**** Given records ****

template <class G>
HENC_HD uint32_t motion_estimation(const G g, Enc &__restrict__ e, int ox, int oy, int gx, int gy, int size, const MvCandList &amvp, const MvCandList &search, double corr,
				   int action, MV *mv_io, MV *subpix_out)
{
	HENC_ENC_IN_LDS(e);
	static constexpr int ds[4][2] = {{-1, 0}, {0, -1}, {1, 0}, {0, 1}};
	static constexpr int db[8][2] = {{-2, 0}, {-1, -1}, {0, -2}, {1, -1}, {2, 0}, {1, 1}, {0, 2}, {-1, 1}};
	static constexpr int ref_h[9][2] = {{0, 0}, {0, -1}, {0, 1}, {-1, 0}, {1, 0}, {-1, -1}, {1, -1}, {-1, 1}, {1, 1}};
	static constexpr int ref_q[9][2] = {{0, 0}, {0, -1}, {0, 1}, {-1, -1}, {1, -1}, {-1, 0}, {1, 0}, {-1, 1}, {1, 1}};
	const int fw = e.seq->width, fh = e.seq->height;
	const int xlow = (gx - SEARCH_RANGE_X) < 0 ? -gx : -SEARCH_RANGE_X, xhigh = (gx + SEARCH_RANGE_X) > (fw - size) ? fw - gx - size : SEARCH_RANGE_X;
	const int ylow = (gy - SEARCH_RANGE_Y) < 0 ? -gy : -SEARCH_RANGE_Y, yhigh = (gy + SEARCH_RANGE_Y) > (fh - size) ? fh - gy - size : SEARCH_RANGE_Y;
	uint32_t cur_sad = 0, cur_rd = 0, best_sad = 0xffffffffu;
	int cur_x = 0, cur_y = 0, best_x = 0, best_y = 0, mvx = 0, mvy = 0, subx = 0, suby = 0, dummy;
#define HENC_IN_WIN(x, y) ((x) >= xlow && (x) <= xhigh && (y) >= ylow && (y) <= yhigh)
#define HENC_TRY(x, y, sad_, on_better)                                                            \
	do {                                                                                       \
		if (HENC_IN_WIN(x, y)) {                                                           \
			const uint32_t s_ = (sad_);                                                \
			const uint32_t rd_ = s_ + mv_cost_fast(amvp, corr, (x) << 2, (y) << 2, &dummy); \
			if (rd_ < cur_rd) { on_better; cur_sad = s_; cur_rd = rd_; cur_x = (x); cur_y = (y); } \
		}                                                                                  \
	} while (0)
	HENC_PROF_T0();
	if (action & ME_PEL) {
		bool early = false;
		cur_x = hclip(0, xlow, xhigh);
		cur_y = hclip(0, ylow, yhigh);
		{
			int qx[4], qy[4];
			bool ok[4];
			uint32_t s4[4];
			qx[0] = cur_x << 2; qy[0] = cur_y << 2; ok[0] = true;
			for (int i = 0; i < 3; i++) {
				const int x = i < search.num ? search.mv[i].x >> 2 : 0, y = i < search.num ? search.mv[i].y >> 2 : 0;
				qx[i + 1] = x << 2; qy[i + 1] = y << 2;
				ok[i + 1] = i < search.num && !(x == 0 && y == 0) && HENC_IN_WIN(x, y);
			}
			cand_sads<4>(g, e, ox, oy, gx, gy, size, qx, qy, ok, s4);
			cur_sad = s4[0];
			cur_rd = cur_sad + mv_cost_fast(amvp, corr, cur_x << 2, cur_y << 2, &dummy);
			best_sad = cur_sad; best_x = cur_x; best_y = cur_y;
			if (best_sad <= 0) early = true;
			if (!early) {
				for (int i = 0; i < search.num; i++) {
					const int x = search.mv[i].x >> 2, y = search.mv[i].y >> 2;
					if (x == 0 && y == 0) continue;
					HENC_TRY(x, y, pick(s4, i + 1), (void)0);
				}
				best_sad = cur_sad; best_x = cur_x; best_y = cur_y;
				if (best_sad <= 0) early = true;
			}
		}
// ... 46 lines not shown
				}
				cand_sads<4>(g, e, ox, oy, gx, gy, size, qx, qy, ok, s4);
				for (int i = next_start; i < next_start + search_size; i++) {
					const int idx = i % 4, x = best_x + ds[idx][0], y = best_y + ds[idx][1];
					HENC_TRY(x, y, pick(s4, idx), (next_start = (idx - 1 + 4) % 4, search_size = 3));
				}
				if (best_x == cur_x && best_y == cur_y) break;
				best_sad = cur_sad; best_x = cur_x; best_y = cur_y;
			}
		}
		best_sad = cur_sad; best_x = cur_x; best_y = cur_y;
		mvx = best_x << 2; mvy = best_y << 2;
	} else {
		mvx = mv_io->x; mvy = mv_io->y;
	}
	HENC_PROF_ADD(e, PF_ME_INT);
	if (action & ME_HALF) {
		int bidx = 0, bx = 0, by = 0;
		best_x = mvx >> 2; best_y = mvy >> 2;
		int qx[9], qy[9];
		bool ok[9];
		uint32_t sads[9];
		for (int i = 0; i < 9; i++) { qx[i] = (best_x << 2) + ref_h[i][0] * 2; qy[i] = (best_y << 2) + ref_h[i][1] * 2; ok[i] = true; }
		cand_sads<9>(g, e, ox, oy, gx, gy, size, qx, qy, ok, sads);
		if (!(action & ME_PEL)) cur_sad = sads[0];
		for (int i = 0; i < 9; i++) {
			const int cx = ref_h[i][0] * 2, cy = ref_h[i][1] * 2;
			const uint32_t s = pick(sads, i);
			if (s < cur_sad) { cur_sad = s; bx = cx; by = cy; bidx = i; }
		}
		mvx = (best_x << 2) + bx; mvy = (best_y << 2) + by; subx = bx; suby = by;
		best_sad = cur_sad;
		if (action & ME_QUARTER) {
			const int hx = ref_h[bidx][0], hy = ref_h[bidx][1];
			bx = hx * 2; by = hy * 2;
			for (int i = 0; i < 9; i++) { qx[i] = (best_x << 2) + hx * 2 + ref_q[i][0]; qy[i] = (best_y << 2) + hy * 2 + ref_q[i][1]; }
			cand_sads<9>(g, e, ox, oy, gx, gy, size, qx, qy, ok, sads);
			for (int i = 0; i < 9; i++) {
				const int cx = hx * 2 + ref_q[i][0], cy = hy * 2 + ref_q[i][1];
				const uint32_t s = pick(sads, i);
				if (s < cur_sad) { cur_sad = s; bx = cx; by = cy; }
			}
			best_sad = cur_sad;
			mvx = (best_x << 2) + bx; mvy = (best_y << 2) + by; subx = bx; suby = by;
		}
	}
#undef HENC_IN_WIN
#undef HENC_TRY
	HENC_PROF_ADD(e, PF_ME_SUB);
	mv_io->x = mvx; mv_io->y = mvy;
	subpix_out->x = subx; subpix_out->y = suby;
	return best_sad;
}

****

| Your instructions |
Every line above must be reproduced exactly as it stands.

| Expected answer |
template <class G>
HENC_HD uint32_t motion_estimation(const G g, Enc &__restrict__ e, int ox, int oy, int gx, int gy, int size, const MvCandList &amvp, const MvCandList &search, double corr,
				   int action, MV *mv_io, MV *subpix_out)
{
	HENC_ENC_IN_LDS(e);
	static constexpr int ds[4][2] = {{-1, 0}, {0, -1}, {1, 0}, {0, 1}};
	static constexpr int db[8][2] = {{-2, 0}, {-1, -1}, {0, -2}, {1, -1}, {2, 0}, {1, 1}, {0, 2}, {-1, 1}};
	static constexpr int ref_h[9][2] = {{0, 0}, {0, -1}, {0, 1}, {-1, 0}, {1, 0}, {-1, -1}, {1, -1}, {-1, 1}, {1, 1}};
	static constexpr int ref_q[9][2] = {{0, 0}, {0, -1}, {0, 1}, {-1, -1}, {1, -1}, {-1, 0}, {1, 0}, {-1, 1}, {1, 1}};
	const int fw = e.seq->width, fh = e.seq->height;
	const int xlow = (gx - SEARCH_RANGE_X) < 0 ? -gx : -SEARCH_RANGE_X, xhigh = (gx + SEARCH_RANGE_X) > (fw - size) ? fw - gx - size : SEARCH_RANGE_X;
	const int ylow = (gy - SEARCH_RANGE_Y) < 0 ? -gy : -SEARCH_RANGE_Y, yhigh = (gy + SEARCH_RANGE_Y) > (fh - size) ? fh - gy - size : SEARCH_RANGE_Y;
	uint32_t cur_sad = 0, cur_rd = 0, best_sad = 0xffffffffu;
	int cur_x = 0, cur_y = 0, best_x = 0, best_y = 0, mvx = 0, mvy = 0, subx = 0, suby = 0, dummy;
#define HENC_IN_WIN(x, y) ((x) >= xlow && (x) <= xhigh && (y) >= ylow && (y) <= yhigh)
#define HENC_TRY(x, y, sad_, on_better)                                                            \
	do {                                                                                       \
		if (HENC_IN_WIN(x, y)) {                                                           \
			const uint32_t s_ = (sad_);                                                \
			const uint32_t rd_ = s_ + mv_cost_fast(amvp, corr, (x) << 2, (y) << 2, &dummy); \
			if (rd_ < cur_rd) { on_better; cur_sad = s_; cur_rd = rd_; cur_x = (x); cur_y = (y); } \
		}                                                                                  \
	} while (0)
	HENC_PROF_T0();
	if (action & ME_PEL) {
		bool early = false;
		cur_x = hclip(0, xlow, xhigh);
		cur_y = hclip(0, ylow, yhigh);
		{
			int qx[4], qy[4];
			bool ok[4];
			uint32_t s4[4];
			qx[0] = cur_x << 2; qy[0] = cur_y << 2; ok[0] = true;
			for (int i = 0; i < 3; i++) {
				const int x = i < search.num ? search.mv[i].x >> 2 : 0, y = i < search.num ? search.mv[i].y >> 2 : 0;
				qx[i + 1] = x << 2; qy[i + 1] = y << 2;
				ok[i + 1] = i < search.num && !(x == 0 && y == 0) && HENC_IN_WIN(x, y);
			}
			cand_sads<4>(g, e, ox, oy, gx, gy, size, qx, qy, ok, s4);
			cur_sad = s4[0];
			cur_rd = cur_sad + mv_cost_fast(amvp, corr, cur_x << 2, cur_y << 2, &dummy);
			best_sad = cur_sad; best_x = cur_x; best_y = cur_y;
			if (best_sad <= 0) early = true;
			if (!early) {
				for (int i = 0; i < search.num; i++) {
					const int x = search.mv[i].x >> 2, y = search.mv[i].y >> 2;
					if (x == 0 && y == 0) continue;
					HENC_TRY(x, y, pick(s4, i + 1), (void)0);
				}
				best_sad = cur_sad; best_x = cur_x; best_y = cur_y;
				if (best_sad <= 0) early = true;
			}
		}
// ... 46 lines not shown
				}
				cand_sads<4>(g, e, ox, oy, gx, gy, size, qx, qy, ok, s4);
				for (int i = next_start; i < next_start + search_size; i++) {
					const int idx = i % 4, x = best_x + ds[idx][0], y = best_y + ds[idx][1];
					HENC_TRY(x, y, pick(s4, idx), (next_start = (idx - 1 + 4) % 4, search_size = 3));
				}
				if (best_x == cur_x && best_y == cur_y) break;
				best_sad = cur_sad; best_x = cur_x; best_y = cur_y;
			}
		}
		best_sad = cur_sad; best_x = cur_x; best_y = cur_y;
		mvx = best_x << 2; mvy = best_y << 2;
	} else {
		mvx = mv_io->x; mvy = mv_io->y;
	}
	HENC_PROF_ADD(e, PF_ME_INT);
	if (action & ME_HALF) {
		int bidx = 0, bx = 0, by = 0;
		best_x = mvx >> 2; best_y = mvy >> 2;
		int qx[9], qy[9];
		bool ok[9];
		uint32_t sads[9];
		for (int i = 0; i < 9; i++) { qx[i] = (best_x << 2) + ref_h[i][0] * 2; qy[i] = (best_y << 2) + ref_h[i][1] * 2; ok[i] = true; }
		cand_sads<9>(g, e, ox, oy, gx, gy, size, qx, qy, ok, sads);
		if (!(action & ME_PEL)) cur_sad = sads[0];
		for (int i = 0; i < 9; i++) {
			const int cx = ref_h[i][0] * 2, cy = ref_h[i][1] * 2;
			const uint32_t s = pick(sads, i);
			if (s < cur_sad) { cur_sad = s; bx = cx; by = cy; bidx = i; }
		}
		mvx = (best_x << 2) + bx; mvy = (best_y << 2) + by; subx = bx; suby = by;
		best_sad = cur_sad;
		if (action & ME_QUARTER) {
			const int hx = ref_h[bidx][0], hy = ref_h[bidx][1];
			bx = hx * 2; by = hy * 2;
			for (int i = 0; i < 9; i++) { qx[i] = (best_x << 2) + hx * 2 + ref_q[i][0]; qy[i] = (best_y << 2) + hy * 2 + ref_q[i][1]; }
			cand_sads<9>(g, e, ox, oy, gx, gy, size, qx, qy, ok, sads);
			for (int i = 0; i < 9; i++) {
				const int cx = hx * 2 + ref_q[i][0], cy = hy * 2 + ref_q[i][1];
				const uint32_t s = pick(sads, i);
				if (s < cur_sad) { cur_sad = s; bx = cx; by = cy; }
			}
			best_sad = cur_sad;
			mvx = (best_x << 2) + bx; mvy = (best_y << 2) + by; subx = bx; suby = by;
		}
	}
#undef HENC_IN_WIN
#undef HENC_TRY
	HENC_PROF_ADD(e, PF_ME_SUB);
	mv_io->x = mvx; mv_io->y = mvy;
	subpix_out->x = subx; subpix_out->y = suby;
	return best_sad;
}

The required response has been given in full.